INFORMATION SHOWN:
### transferia_b200/csrc/launch.hpp

```cpp
#pragma once
#include <cuda_runtime.h>
#include "kernels_encode.cuh"
#include "kernels_str.cuh"
#include "kernels_mask.cuh"
#include "kernels_lz4.cuh"
#include "kernels_csv.cuh"
#include "kernels_json_in.cuh"
#include "kernels_n2f.cuh"
#include "kernels_dbz.cuh"
#include "kernels_json_out.cuh"
#include "kernels_deflate.cuh"
namespace tfk {
void launch_k_strictify(dim3 grid, dim3 block, size_t smem, cudaStream_t s, StrictArgs a);
void launch_k_filter(dim3 grid, dim3 block, size_t smem, cudaStream_t s, FilterArgs a);
void launch_k_scan_blockcnt(dim3 grid, dim3 block, size_t smem, cudaStream_t s, const uint32_t* blockcnt, uint32_t* blockoff, uint32_t nblocks, DState* st);
void launch_k_collect_errors(dim3 grid, dim3 block, size_t smem, cudaStream_t s, const uint8_t* errcode, const uint16_t* errstep, uint64_t nrows, DevRowErr* out, unsigned long long* counter, unsigned long long cap);
void launch_k_compact_sel(dim3 grid, dim3 block, size_t smem, cudaStream_t s, const uint8_t* keep, const uint32_t* blockoff, uint64_t nrows, uint32_t* sel);
void launch_k_layout_scan(dim3 grid, dim3 block, size_t smem, cudaStream_t s, LayoutArgs a);
void launch_k_layout_finish(dim3 grid, dim3 block, size_t smem, cudaStream_t s, LayoutArgs a);
void launch_k_layout_columnar(dim3 grid, dim3 block, size_t smem, cudaStream_t s, LayoutArgs a, ColRegions* regions);
void launch_k_encode_fixed(dim3 grid, dim3 block, size_t smem, cudaStream_t s, EncodeArgs a);
void launch_k_pack_validity(dim3 grid, dim3 block, size_t smem, cudaStream_t s, EncodeArgs a);
void launch_k_measure(dim3 grid, dim3 block, size_t smem, cudaStream_t s, MeasureArgs a);
void launch_k_str_sizes(dim3 grid, dim3 block, size_t smem, cudaStream_t s, EncodeArgs a);
void launch_k_encode_str_plain(dim3 grid, dim3 block, size_t smem, cudaStream_t s, EncodeArgs a);
void launch_k_encode_str(dim3 grid, dim3 block, size_t smem, cudaStream_t s, EncodeArgs a);
void launch_k_mask_encode(dim3 grid, dim3 block, size_t smem, cudaStream_t s, MaskArgs a);
void launch_k_shard_ids(dim3 grid, dim3 block, size_t smem, cudaStream_t s, ShardArgs a);
void launch_k_lz4_frames(dim3 grid, dim3 block, size_t smem, cudaStream_t s, Lz4Args a);
void launch_k_frame_seal(dim3 grid, dim3 block, size_t smem, cudaStream_t s, FrameArgs a);
void launch_k_csv_count_nl(dim3 grid, dim3 block, size_t smem, cudaStream_t s, const uint8_t* text, uint64_t len, uint32_t* blk_cnt, const uint32_t* endbits);
void launch_k_csv_line_index(dim3 grid, dim3 block, size_t smem, cudaStream_t s, const uint8_t* text, uint64_t len, const uint32_t* blk_off, uint32_t* line_end, const uint32_t* endbits);
void launch_k_widen_lens(dim3 grid, dim3 block, size_t smem, cudaStream_t s, const LensSrc* src, uint64_t nrows, uint32_t* out);
void launch_k_csv_pass1(dim3 grid, dim3 block, size_t smem, cudaStream_t s, CsvArgs a);
void launch_k_csv_offsets(dim3 grid, dim3 block, size_t smem, cudaStream_t s, const uint32_t* span_len, uint64_t nrows, uint32_t* offsets , uint64_t* col_total);
void launch_k_offsets_sum(dim3 grid, dim3 block, size_t smem, cudaStream_t s, const uint32_t* span_len, uint64_t nrows, uint32_t nchunks, uint64_t* chunk_sum);
void launch_k_offsets_chunks(dim3 grid, dim3 block, size_t smem, cudaStream_t s, uint64_t* chunk_sum, uint32_t nchunks, uint64_t* col_total);
void launch_k_offsets_write(dim3 grid, dim3 block, size_t smem, cudaStream_t s, const uint32_t* span_len, uint64_t nrows, uint32_t nchunks, const uint64_t* chunk_base, const uint64_t* col_total, uint32_t* offsets);
void launch_k_csv_pass2(dim3 grid, dim3 block, size_t smem, cudaStream_t s, CsvCopyArgs a);
void launch_k_json_mark_msgs(dim3 grid, dim3 block, size_t smem, cudaStream_t s, const uint64_t* msg_end, uint32_t nmsgs, uint32_t* bits);
void launch_k_json_count_nonempty(dim3 grid, dim3 block, size_t smem, cudaStream_t s, const uint8_t* text, const uint32_t* line_end, uint64_t nlines, uint32_t* blk_cnt);
void launch_k_json_rank(dim3 grid, dim3 block, size_t smem, cudaStream_t s, const uint8_t* text, const uint32_t* line_end, uint64_t nlines, const uint32_t* blk_off, uint32_t* rank);
void launch_k_json_msg_first(dim3 grid, dim3 block, size_t smem, cudaStream_t s, const uint64_t* msg_end, uint32_t nmsgs, const uint32_t* line_end, uint64_t nlines, const uint32_t* rank, uint32_t* msg_rank0);
void launch_k_json_pass1(dim3 grid, dim3 block, size_t smem, cudaStream_t s, JsnArgs a);
void launch_k_json_pass2(dim3 grid, dim3 block, size_t smem, cudaStream_t s, JsnWriteArgs w);
void launch_k_n2f_sizes(dim3 grid, dim3 block, size_t smem, cudaStream_t s, N2fArgs a);
void launch_k_n2f_write(dim3 grid, dim3 block, size_t smem, cudaStream_t s, N2fArgs a);
void launch_k_dbz_pass1(dim3 grid, dim3 block, size_t smem, cudaStream_t s, DbzArgs a);
void launch_k_dbz_pass2(dim3 grid, dim3 block, size_t smem, cudaStream_t s, DbzWriteArgs w);
void launch_k_json_sizes(dim3 grid, dim3 block, size_t smem, cudaStream_t s, JsonArgs a);
void launch_k_json_write(dim3 grid, dim3 block, size_t smem, cudaStream_t s, JsonArgs a);
cudaError_t dbz_kernels_init();
void launch_k_deflate_chunks(dim3 grid, dim3 block, size_t smem, cudaStream_t s, DeflateArgs a);
void launch_k_deflate_finish(dim3 grid, dim3 block, size_t smem, cudaStream_t s, DeflateArgs a);
cudaError_t deflate_kernels_init();
cudaError_t lz4_kernels_init();
}
```

### transferia_b200/csrc/tfgpu.cu

```cuda
#include <cuda_runtime.h>
#include <algorithm>
#include <chrono>
#include <cstdio>
#include <cstdlib>
#include <cstring>
#include <memory>
#include <string>
#include <vector>

#include "../../include/tfgpu.h"
#include "../../include/tfgpu_sink.h"
#include "plan.hpp"
#include "device_types.cuh"
#include "launch.hpp"
#include "host_internal.hpp"

using namespace tfk;

namespace {

struct CudaError { cudaError_t e; const char* what; };
#define CK(x) do { cudaError_t _e = (x); if (_e != cudaSuccess) throw CudaError{_e, #x}; } while (0)

inline size_t align_up(size_t v, size_t a) { return (v + a - 1) / a * a; }

struct DevBuf {
    uint8_t* p = nullptr; size_t cap = 0;
    DevBuf() = default;
    DevBuf(const DevBuf&) = delete;
    DevBuf& operator=(const DevBuf&) = delete;
    ~DevBuf() { if (p) cudaFree(p); }
    void ensure(size_t n) {
        if (n <= cap) return;
        if (p) { CK(cudaDeviceSynchronize()); CK(cudaFree(p)); p = nullptr; cap = 0; }
        size_t want = align_up(n + n / 8 + 4096, 1 << 20);
        CK(cudaMalloc(&p, want)); cap = want;
    }
};

struct Layout {
    size_t slack, end = 0;
    explicit Layout(size_t slack_ = 0) : slack(slack_) {}
    size_t take(size_t bytes) { const size_t at = end; end += align_up(std::max<size_t>(bytes + slack, 1), 256); return at; }
    size_t total() const { return end; }
};
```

TASK OBJECTIVE: Wherever the word "endbits" turns up in a line of the entries above, copy that line.

PROBLEM SOLUTION:
void launch_k_csv_count_nl(dim3 grid, dim3 block, size_t smem, cudaStream_t s, const uint8_t* text, uint64_t len, uint32_t* blk_cnt, const uint32_t* endbits);
void launch_k_csv_line_index(dim3 grid, dim3 block, size_t smem, cudaStream_t s, const uint8_t* text, uint64_t len, const uint32_t* blk_off, uint32_t* line_end, const uint32_t* endbits);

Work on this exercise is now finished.